Cilium + Hubble: Network Observability
Installing Cilium
# Install Cilium CLI
CILIUM_CLI_VERSION=$(curl -s https://raw.githubusercontent.com/cilium/cilium-cli/main/stable.txt)
curl -L --fail --remote-name-all \
https://github.com/cilium/cilium-cli/releases/download/${CILIUM_CLI_VERSION}/cilium-linux-amd64.tar.gz
sudo tar xzvfC cilium-linux-amd64.tar.gz /usr/local/bin
rm cilium-linux-amd64.tar.gz
# Install Cilium (with Hubble)
cilium install --version 1.16.5 \
--set hubble.relay.enabled=true \
--set hubble.ui.enabled=true \
--set hubble.metrics.enableOpenMetrics=true \
--set hubble.metrics.enabled="{dns,drop,tcp,flow,port-distribution,icmp,httpV2:exemplars=true;labelsContext=source_ip\,source_namespace\,source_workload\,destination_ip\,destination_namespace\,destination_workload\,traffic_direction}"
# Check status
cilium status
cilium hubble port-forward &
Observing Network Flows with Hubble CLI
# Observe all network flows
hubble observe
# Flows from a specific namespace only
hubble observe --namespace production
# Observe DNS queries
hubble observe --protocol dns
# Observe HTTP requests (L7)
hubble observe --protocol http
# Observe dropped packets (network policy violations, etc.)

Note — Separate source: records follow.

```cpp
template <int RT, bool ROWLSD>
static void launch_flow_rt(hipStream_t st, const FlowArgs &fa, int kpw) {
  const dim3 grid(fa.NCL * fa.FDF), block(FLOW_THREADS);
  switch (kpw) {
    case 1: flow_cluster_kernel<RT, 1, ROWLSD><<<grid, block, 0, st>>>(fa); break;
    case 2: flow_cluster_kernel<RT, 2, ROWLSD><<<grid, block, 0, st>>>(fa); break;
    default: flow_cluster_kernel<RT, 4, ROWLSD><<<grid, block, 0, st>>>(fa); break;
  }
}

static int flow_steps_of(const ptts_lm_state *s, int lsd_steps) { return std::max(lsd_steps, s->lsd_cap); }

static void launch_flow_cluster(hipStream_t st, ptts_engine *e, ptts_lm_state *s, int lsd_steps, float *d_latent_out) {
  const ptts_config &c = e->cfg;
  const int FDF = c.flow_dim / 16, LF = c.ldim / 16;
  FlowArgs fa;
  memset(&fa, 0, sizeof fa);
  fa.MT = s->MT; fa.M = s->B; fa.NG = s->flow_ng; fa.NCL = std::max(1, std::min(s->flow_ng, std::min(e->opt_flow_max_cus, e->n_cus) / FDF)); fa.FDF = FDF; fa.LF = LF; fa.AF = e->adaln.NT;
  const bool rowlsd = s->lsd_cap > 0;
  fa.depth = c.flow_depth; fa.steps = rowlsd ? flow_steps_of(s, lsd_steps) : lsd_steps; fa.ldim = c.ldim;
  fa.w_in = e->input_proj.w; fa.b_in = e->input_proj.bias;
  for (int r = 0; r < c.flow_depth; ++r) {
    fa.w_l0[r] = e->res[r].l0.w; fa.b_l0[r] = e->res[r].l0.bias;
    fa.w_l2[r] = e->res[r].l2.w; fa.b_l2[r] = e->res[r].l2.bias;
    fa.ln_w[r] = e->res[r].ln_w; fa.ln_b[r] = e->res[r].ln_b;
  }
  fa.w_fin = e->fin.w; fa.b_fin = e->fin.bias;
  fa.mod = s->mod; fa.mod_step = (long)s->MT * 256 * e->adaln.NT;
  fa.latfm = s->latfm;
  fa.lat = s->lat; fa.lat_out1 = s->lat_prev; fa.lat_out2 = d_latent_out;
  fa.inv_steps = 1.0f / (float)lsd_steps;
  fa.exch = s->fexch; fa.flags = s->fflags; fa.ctr = s->rng_ctr; fa.err = s->ferr;
  fa.row_n = rowlsd ? s->lsd_n : nullptr; fa.row_ndef = lsd_steps;
  const double wbytes = 4.0 * 256 * ((double)FDF * LF + 2.0 * c.flow_depth * FDF * FDF + (double)LF * FDF);
  const double flops = 2.0 * s->B * 256.0 * ((double)FDF * LF + 2.0 * c.flow_depth * FDF * FDF + (double)LF * FDF) * lsd_steps;
  ProfScope ps(st, std::string(rowlsd ? "flow_cluster_rowlsd@" : "flow_cluster@") + std::to_string((long)fa.NCL * FDF * FLOW_THREADS),
               lsd_steps * (wbytes + 4.0 * s->B * 16.0 * e->adaln.NT), flops);
  const int kpw = cdiv(std::max(FDF, LF), FLOW_WORKERS);
  s->coop_wgs = std::max(s->coop_wgs, fa.NCL * FDF);
  if (rowlsd) {
    if (s->flow_rt == 2) launch_flow_rt<2, true>(st, fa, kpw);
    else launch_flow_rt<1, true>(st, fa, kpw);
  } else {
    if (s->flow_rt == 2) launch_flow_rt<2, false>(st, fa, kpw);
    else launch_flow_rt<1, false>(st, fa, kpw);
  }
}


static constexpr int kLmMaxWGs = 256;
static bool lm_cluster_ok(const ptts_engine *e, const ptts_lm_state *s) {
  if (!e->opt_lm_cluster || !e->lm_table) return false;
  if (e->cfg.d_model / 16 > std::min(kLmMaxWGs, e->n_cus)) return false;
  if (s->n_pre > 0) return false;
  return (double)s->kv_plane() * 4.0 < 2.0e9;
}
static int ensure_lm_cluster(ptts_engine *e, ptts_lm_state *s, hipStream_t st) {
  if (s->lexch || !e->lm_table) return 0;
  const ptts_config &c = e->cfg;
  const int DF = c.d_model / 16, FFF = c.ff_dim / 16;
  AllocScope alloc_scope(st);
  CHK(dallocT(nullptr, &s->lexch, (size_t)s->MT * c.num_layers * (4 * DF + FFF) * 256));
// ... 205 lines not shown
  GemmArgs a;
  if (lm_cluster_ok(e, s) && s->lexch) {
    SITE("lm.cluster");
    launch_lm_cluster(st, e, s, sc);
  } else {
    lm_layers(st, e, s, sc, B, 1, true);
  }
  SITE("flow.head");
  a = mk_gemm(e->head, sc.x, DF, MT, B);
  a.epi = EPI_HEAD; a.Y = s->ce; a.YF = FDF; a.head_nt = FDF; a.eos_thr = eos_thr;
  a.eos_on = s->samp_on; a.eos_row = s->samp_eos;
  a.eos_logit = s->eos_logit; a.is_eos = s->is_eos;
  a.eos_logit2 = d_eos_logit; a.is_eos2 = d_is_eos;
  a.tail_offset = s->offset; a.tail_ctr = s->rng_ctr; a.tail_rctr = s->seed_ctr; a.tail_active = s->active;
  const bool silu_in_head = lsd_steps == 1 && s->lsd_cap == 0;
  if (silu_in_head) { a.act = ACT_SILU; a.prevec = tcomb; }
  launch_gemm(st, a, PRE_LNFOLD);
  const int AF = e->adaln.NT;
  const bool rowlsd = s->lsd_cap > 0;
  const int nit = rowlsd ? flow_steps_of(s, lsd_steps) : lsd_steps;
  auto row_lsd = [&](GemmArgs &g, int i) {
    g.row_n = s->lsd_n; g.row_tab = s->lsd_tab; g.row_ndef = lsd_steps; g.row_i = i;
  };
  if (flow_cluster_ok(e, s) && nit <= s->flow_steps) {
    if (rowlsd) {
      SITE("flow.adaln");
      a = mk_gemm(e->adaln, s->ce, FDF, MT, B);
      a.prevec = tcomb; a.Y = s->mod; a.YF = AF;
      row_lsd(a, 0);
      a.row_nz = nit; a.row_zstride = (long)MT * 256 * AF;
      launch_gemm(st, a, PRE_ADDSILU_ROW);
    } else {
      for (int i = 0; i < lsd_steps; ++i) {
        SITE("flow.adaln");
        a = mk_gemm(e->adaln, s->ce, FDF, MT, B);
        a.prevec = tcomb + (size_t)i * FD; a.Y = s->mod + (size_t)i * MT * 256 * AF; a.YF = AF;
        launch_gemm(st, a, silu_in_head ? PRE_NONE : PRE_ADDSILU);
      }
    }
    SITE("flow.cluster");
    launch_flow_cluster(st, e, s, lsd_steps, d_latent_out);
    s->latfm_noise = true;
  } else {
  s->latfm_noise = false;
  for (int i = 0; i < nit; ++i) {
    SITE("flow.adaln");
    a = mk_gemm(e->adaln, s->ce, FDF, MT, B);
// ... 434 lines not shown
```

pocket_tts_amd/csrc/ptts_debug.hip:

```cpp
#include "ptts_bf16.h"
#include "ptts_host.h"

#include <algorithm>
#include <cstring>


static constexpr unsigned kDbgUnwritten = 0x7fc00000u;
static constexpr unsigned kDbgGuard = 0x7fa5a5a5u;
static constexpr long kDbgGuardFloats = 16384;
static constexpr long kAttnGuard = 16 * 64;

static __global__ void dbg_guard_kernel(const unsigned *p, long n, unsigned pattern, int *bad) {
  const long i = (long)blockIdx.x * blockDim.x + threadIdx.x;
  if (i < n && p[i] != pattern) atomicOr(bad, 1);
}
__device__ __forceinline__ float dbg_e4m3(uint8_t b) { return __builtin_amdgcn_cvt_f32_fp8((int)b, 0); }
static __global__ void dbg_from_codec_kernel(const void *src, float *dst, int M, int N, int KB, int fmt) {
  const long i = (long)blockIdx.x * blockDim.x + threadIdx.x;
  if (i >= (long)M * N) return;
  const int m = i / N, n = i - (long)m * N;
  const size_t o = fmh_off(m, n & ~3, KB) + (n & 3);
  dst[i] = fmt == 0 ? (float)((const __bf16 *)src)[o] : dbg_e4m3(((const uint8_t *)src)[o]);
}

// ... 22 lines not shown
  int *bad = nullptr;
  CHK(dallocT(&scr, &bad, 1));
  for (const void *g : guards) dbg_guard_kernel<<<cdiv(n, 256), 256, 0, st>>>((const unsigned *)g, n, kDbgGuard, bad);
  LAUNCHCHK();
  int h_bad = 0;
  HIPCHK(hipMemcpyAsync(&h_bad, bad, sizeof(int), hipMemcpyDeviceToHost, st));
  HIPCHK(hipStreamSynchronize(st));
  if (h_bad) return fail(-6, what);
  return 0;
}

extern "C" int64_t ptts_debug_read(ptts_engine *e, void *state, int32_t is_mimi, const char *name, float *d_out,
                                   int64_t capacity, int32_t *rows, int32_t *cols, void *stream) {
  hipStream_t st = S(e, stream);
  const ptts_config &c = e->cfg;
  const float *src = nullptr;
  int M = 0, K = 0, F = 0;
  std::string n(name);
  if (!is_mimi) {
    ptts_lm_state *s = (ptts_lm_state *)state;
    if (n == "x") { src = s->dec.x; M = s->B; K = c.d_model; }
    else if (n == "ce") { src = s->ce; M = s->B; K = c.flow_dim; }
    else if (n == "fx") { src = s->fx; M = s->B; K = c.flow_dim; }
    else if (n == "prefill_x") { src = s->pre.x; M = s->pre.MT * 16; K = c.d_model; }
    else if (n == "noise") {
      if (!s->latfm_noise) return fail(-1, "debug_read: noise is only kept by steps that ran the flow cluster");
      src = s->latfm; M = s->B; K = c.ldim;
    }
    else return fail(-1, "unknown buffer " + n);
    F = K / 16;
  } else {
    ptts_mimi_state *s = (ptts_mimi_state *)state;
    const int par = (s->h_frame - 1) & 1;
    const int B = s->B;
    if (n == "upsample") { src = s->u0; M = B * 16; K = c.m_dim; }
    else if (n == "dec_tr") { src = s->tr_out.slot((s->h_frame - 1) & (s->tr_out.slots - 1)); M = B * 16; K = c.m_dim; }
    else if (n.compare(0, 11, "dec_tr_slot") == 0) {
      const int k = atoi(n.c_str() + 11);
      if (n.size() != 12 || k < 0 || k >= s->tr_out.slots) return fail(-1, "unknown buffer " + n);
      src = s->tr_out.slot(k); M = B * 16; K = c.m_dim;
    }
    else if (n == "seanet0") { src = s->a0.slot(par); M = B * 16; K = 8 * c.n_filters; }
    else if (n == "tr_attn") { src = s->ao; M = B * 16; K = c.m_dim; }
    else if (n == "tr_resid") { src = s->u; M = B * 16; K = c.m_dim; }
    else if (n == "tr_ff") { src = s->ff; M = B * 16; K = c.m_ff; }
    else if (n == "seanet11") {
// ... 586 lines not shown
```

pocket_tts_amd/csrc/ptts_flow.h:

```cpp
#pragma once
#include "ptts_kernels.h"

#define FLOW_MAX_DEPTH 12
#define FLOW_WORKERS 8
#define FLOW_THREADS (64 * (FLOW_WORKERS + 1))
#define FLOW_SPIN_LIMIT 400000u

typedef unsigned u32x4 __attribute__((ext_vector_type(4)));
typedef unsigned long long u64;

struct FlowArgs {
  int MT, M, NG, NCL, FDF, LF, AF, depth, steps, ldim;
  const float *w_in, *b_in;
  const float *w_l0[FLOW_MAX_DEPTH], *b_l0[FLOW_MAX_DEPTH], *w_l2[FLOW_MAX_DEPTH], *b_l2[FLOW_MAX_DEPTH];
  const float *ln_w[FLOW_MAX_DEPTH], *ln_b[FLOW_MAX_DEPTH];
  const float *w_fin, *b_fin;
  const float *mod;
  long mod_step;
  const float *latfm;
  float *lat, *lat_out1, *lat_out2;
  float inv_steps;
  float *exch;
  u64 *flags;
  const int *ctr;
  int *err;
  const int *row_n;
  int row_ndef;
};

__device__ __forceinline__ __amdgpu_buffer_rsrc_t flow_rsrc(const void *p) {
  return __builtin_amdgcn_make_buffer_rsrc(const_cast<void *>(p), 0, 0x7ffffff0, 0x00020000);
}
__device__ __forceinline__ f32x4 flow_ld_sc1(__amdgpu_buffer_rsrc_t r, unsigned byte_off) {
  return __builtin_bit_cast(f32x4, __builtin_amdgcn_raw_buffer_load_b128(r, (int)byte_off, 0, 16));
}
__device__ __forceinline__ void flow_st_sc1(__amdgpu_buffer_rsrc_t r, unsigned byte_off, f32x4 v) {
  __builtin_amdgcn_raw_buffer_store_b128(__builtin_bit_cast(u32x4, v), r, (int)byte_off, 0, 16);
}

__device__ __forceinline__ bool flow_wait(const u64 *f, int np, u64 epoch, int lane, int *err) {
  for (unsigned spins = 0;; ++spins) {
    const u64 v = lane < np ? __hip_atomic_load(f + lane, __ATOMIC_RELAXED, __HIP_MEMORY_SCOPE_AGENT) : epoch;
    if (__all(v == epoch)) return true;
    if (spins > FLOW_SPIN_LIMIT) {
      if (lane == 0) atomicExch(err, 1);
      return false;
    }
    __builtin_amdgcn_s_sleep(2);
  }
}

template <int RT, int KPW, bool ROWLSD = false>
__global__ __launch_bounds__(FLOW_THREADS) void flow_cluster_kernel(FlowArgs a) {
  const int lane = threadIdx.x & 63, wave = threadIdx.x >> 6;
  const int FDF = a.FDF, LF = a.LF;
  const int cl = blockIdx.x / a.FDF, j = blockIdx.x % a.FDF;
  const bool coord = wave == FLOW_WORKERS;
  const int PPS = 2 * a.depth + 2, NPH = a.steps * PPS;
  __shared__ f32x4 red[FLOW_WORKERS][RT][64];
  __shared__ float st[FLOW_WORKERS][RT][16][2];
// ... 202 lines not shown
          latv[t] = latv[t] + s * a.inv_steps;
        }
        out = latv[t];
        const int m = 16 * (mt0 + t) + (lane & 15);
        if (last && j < LF && mt0 + t < a.MT && m < a.M) {
          const size_t o = (size_t)m * a.ldim + 16 * j + 4 * (lane >> 4);
          *(f32x4 *)(a.lat + o) = out;
          if (a.lat_out1) *(f32x4 *)(a.lat_out1 + o) = out;
          if (a.lat_out2) *(f32x4 *)(a.lat_out2 + o) = out;
        }
      }
      if (publish) flow_st_sc1(rs, ((unsigned)((p * RT + t) * FDF + j) * 64u + lane) * 16u, out);
    }
    if (publish) {
      asm volatile("s_waitcnt vmcnt(0)" ::: "memory");
      if (lane == 0) __hip_atomic_store(fl + (size_t)p * FDF + j, ebase | (u64)(p + 1), __ATOMIC_RELAXED, __HIP_MEMORY_SCOPE_AGENT);
    }
    e_bias = n_bias;
#pragma unroll
    for (int t = 0; t < RT; ++t) e_gate[t] = n_gate[t];
  }
  }
}
```

pocket_tts_amd/csrc/ptts_host.h:

```cpp
#pragma once
#include "ptts_kernels.h"
#include "ptts_ext.h"

#include <array>
#include <map>
#include <mutex>
#include <string>
#include <vector>

#include "../../include/ptts.h"

#pragma GCC visibility push(hidden)

int fail(int code, const std::string &msg);
#define HIPCHK(x)                                                                                      \
  do {                                                                                                 \
    hipError_t e_ = (x);                                                                               \
    if (e_ != hipSuccess)                                                                              \
      return fail(-2, std::string(#x) + ": " + hipGetErrorString(e_) + " @" + std::to_string(__LINE__)); \
  } while (0)
#define CHK(x)            \
  do {                    \
    int r_ = (x);         \
    if (r_ < 0) return r_; \
// ... 121 lines not shown
  int quant_flags = 0;
};
#define ENGINE_LOCK(e) std::lock_guard<std::recursive_mutex> lock_((e)->mu)

struct Scratch {
  float *x = nullptr, *h = nullptr, *ao = nullptr, *ff = nullptr, *q = nullptr, *part = nullptr, *rope = nullptr;
  int MT = 0, QB = 0, splits_cap = 0;
};

struct ptts_lm_state {
  ptts_engine *e;
  int B, cap, MT;
  float *kv = nullptr;
  int *offset = nullptr;
  int *qlen = nullptr;
  std::vector<int> h_off;
  Scratch dec, pre;
  float *xlat, *c, *ce, *mod, *latfm, *fx, *fh, *f1;
  float *fstat = nullptr;
  float *fexch = nullptr;
  unsigned long long *fflags = nullptr;
  int *ferr = nullptr;
  int flow_steps = 0, flow_rt = 1, flow_ng = 1;
  int lsd_cap = 0;
  const float *lsd_tab = nullptr;
  int *lsd_n = nullptr;
  KvPrefix *d_pre = nullptr;
  std::vector<KvPrefix> h_pre;
  std::vector<ptts_lm_state *> pre_owner;
  int casc_mode = -1;
  int n_pre = 0;
  int borrowers = 0;
  bool zombie = false;
  int n_graphs = 0;
  int coop_wgs = 0;
  float *lexch = nullptr;
  unsigned long long *lflags = nullptr;
  float *lat, *lat_prev;
  float *eos_logit;
  uint8_t *is_eos;
  float rng_std = 0.f;
  unsigned long long rng_seed = 0;
  int *rng_ctr = nullptr;
  int *samp_on = nullptr;
  f32x4 *samp_noise = nullptr;
  float *samp_eos = nullptr;
// ... 138 lines not shown
```

pocket_tts_amd/engine.py:

```python

from __future__ import annotations

import ctypes as C
import numbers
import os
import weakref

import numpy as np
import torch

from . import _lib
from .config import Config
from .weights import mimi_encode_spec, state_dict_spec


def _ptr(t: torch.Tensor | None):
    return None if t is None else C.c_void_p(t.data_ptr())


def make_ptts_config(cfg: Config) -> _lib.PttsConfig:
    t, m, sn = cfg.flow_lm.transformer, cfg.mimi.transformer, cfg.mimi.seanet
    if len(sn.ratios) != 3:
        raise ValueError("SEANet decoder with 3 upsampling stages expected")
    pc = _lib.PttsConfig()
# ... 71 lines not shown
    def set_row_sampling(self, row: int, temp: float, noise_clamp: float | None = None, eos_threshold: float = -4.0):
        clamp = 0.0 if noise_clamp is None else float(noise_clamp)
        _lib.check(self.engine.lib.ptts_lm_state_set_row_sampling(self.handle, row, float(temp), clamp,
                                                                  float(eos_threshold), self.engine._sp))

    def clear_row_sampling(self, row: int):
        _lib.check(self.engine.lib.ptts_lm_state_clear_row_sampling(self.handle, row, self.engine._sp))

    def set_row_seed(self, row: int, seed: int):
        _lib.check(self.engine.lib.ptts_lm_state_set_row_seed(self.handle, row, check_seed(seed, bits=64),
                                                              self.engine._sp))

    def clear_row_seed(self, row: int):
        _lib.check(self.engine.lib.ptts_lm_state_clear_row_seed(self.handle, row, self.engine._sp))

    def reserve_row_lsd(self, K: int):
        _lib.check(self.engine.lib.ptts_lm_state_reserve_row_lsd(self.handle, int(K), self.engine._sp))

    def set_row_lsd(self, row: int, n: int):
        _lib.check(self.engine.lib.ptts_lm_state_set_row_lsd(self.handle, row, int(n), self.engine._sp))

    def clear_row_lsd(self, row: int):
        _lib.check(self.engine.lib.ptts_lm_state_clear_row_lsd(self.handle, row, self.engine._sp))

    def error(self) -> bool:
        r = self.engine.lib.ptts_lm_state_error(self.handle, self.engine._sp)
        _lib.check(min(int(r), 0))
        return bool(r)

    def offsets(self) -> np.ndarray:
        out = (C.c_int32 * self.batch)()
        _lib.check(self.engine.lib.ptts_lm_state_offsets(self.handle, out, self.engine._sp))
        return np.array(out[:], dtype=np.int64)

    def import_layer(self, layer: int, cache: torch.Tensor, t: int):
        e = self.engine
        if cache.dim() != 5 or cache.shape[0] != 2 or cache.shape[1] not in (1, self.batch) or cache.shape[2] < t \
                or cache.shape[3] != e.H or cache.shape[4] != 64:
            raise ValueError(f"voice-state cache of layer {layer}: expected [2, 1|{self.batch}, >={t}, {e.H}, 64], "
                             f"got {tuple(cache.shape)}")
        cache = cache[:, :, :t].to(self.engine.device, torch.float32).contiguous()
        self.engine._pre()
        _lib.check(self.engine.lib.ptts_lm_state_import(self.handle, layer, _ptr(cache), cache.shape[1], t, self.engine._sp))
        self.engine.sync()

    def export_layer(self, layer: int, t: int) -> torch.Tensor:
# ... 1095 lines not shown
        out["splits"] = c.splits_used
        return out

    def close(self):
        if self.handle is not None:
            for st in list(self._states):
                st.close()
            self.lib.ptts_destroy(self.handle)
            self.handle = None

    def __del__(self):
        try:
            self.close()
        except Exception:
            pass
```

hubble observe --verdict DROPPED
# Communication between specific Pods
hubble observe --from-pod production/frontend --to-pod production/api-server
# JSON output for pipeline integration
hubble observe --namespace production -o json | jq '.flow.source.identity'
Hubble UI
# Hubble UI port forwarding
kubectl port-forward -n kube-system svc/hubble-ui 12000:80
# Access http://localhost:12000 in your browser
# View service map + real-time traffic flows
Collecting Hubble Metrics with Prometheus
# Prometheus ServiceMonitor
apiVersion: monitoring.coreos.com/v1
kind: ServiceMonitor
metadata:
name: hubble-metrics
namespace: kube-system
spec:
selector:
matchLabels:
k8s-app: hubble
endpoints:
- port: hubble-metrics
interval: 15s
# PromQL queries for Grafana dashboards
# HTTP request rate (by service)
sum(rate(hubble_http_requests_total[5m])) by (destination_workload, method, status)
# DNS error rate
sum(rate(hubble_dns_responses_total{rcode!="No Error"}[5m])) by (source_workload, qtypes)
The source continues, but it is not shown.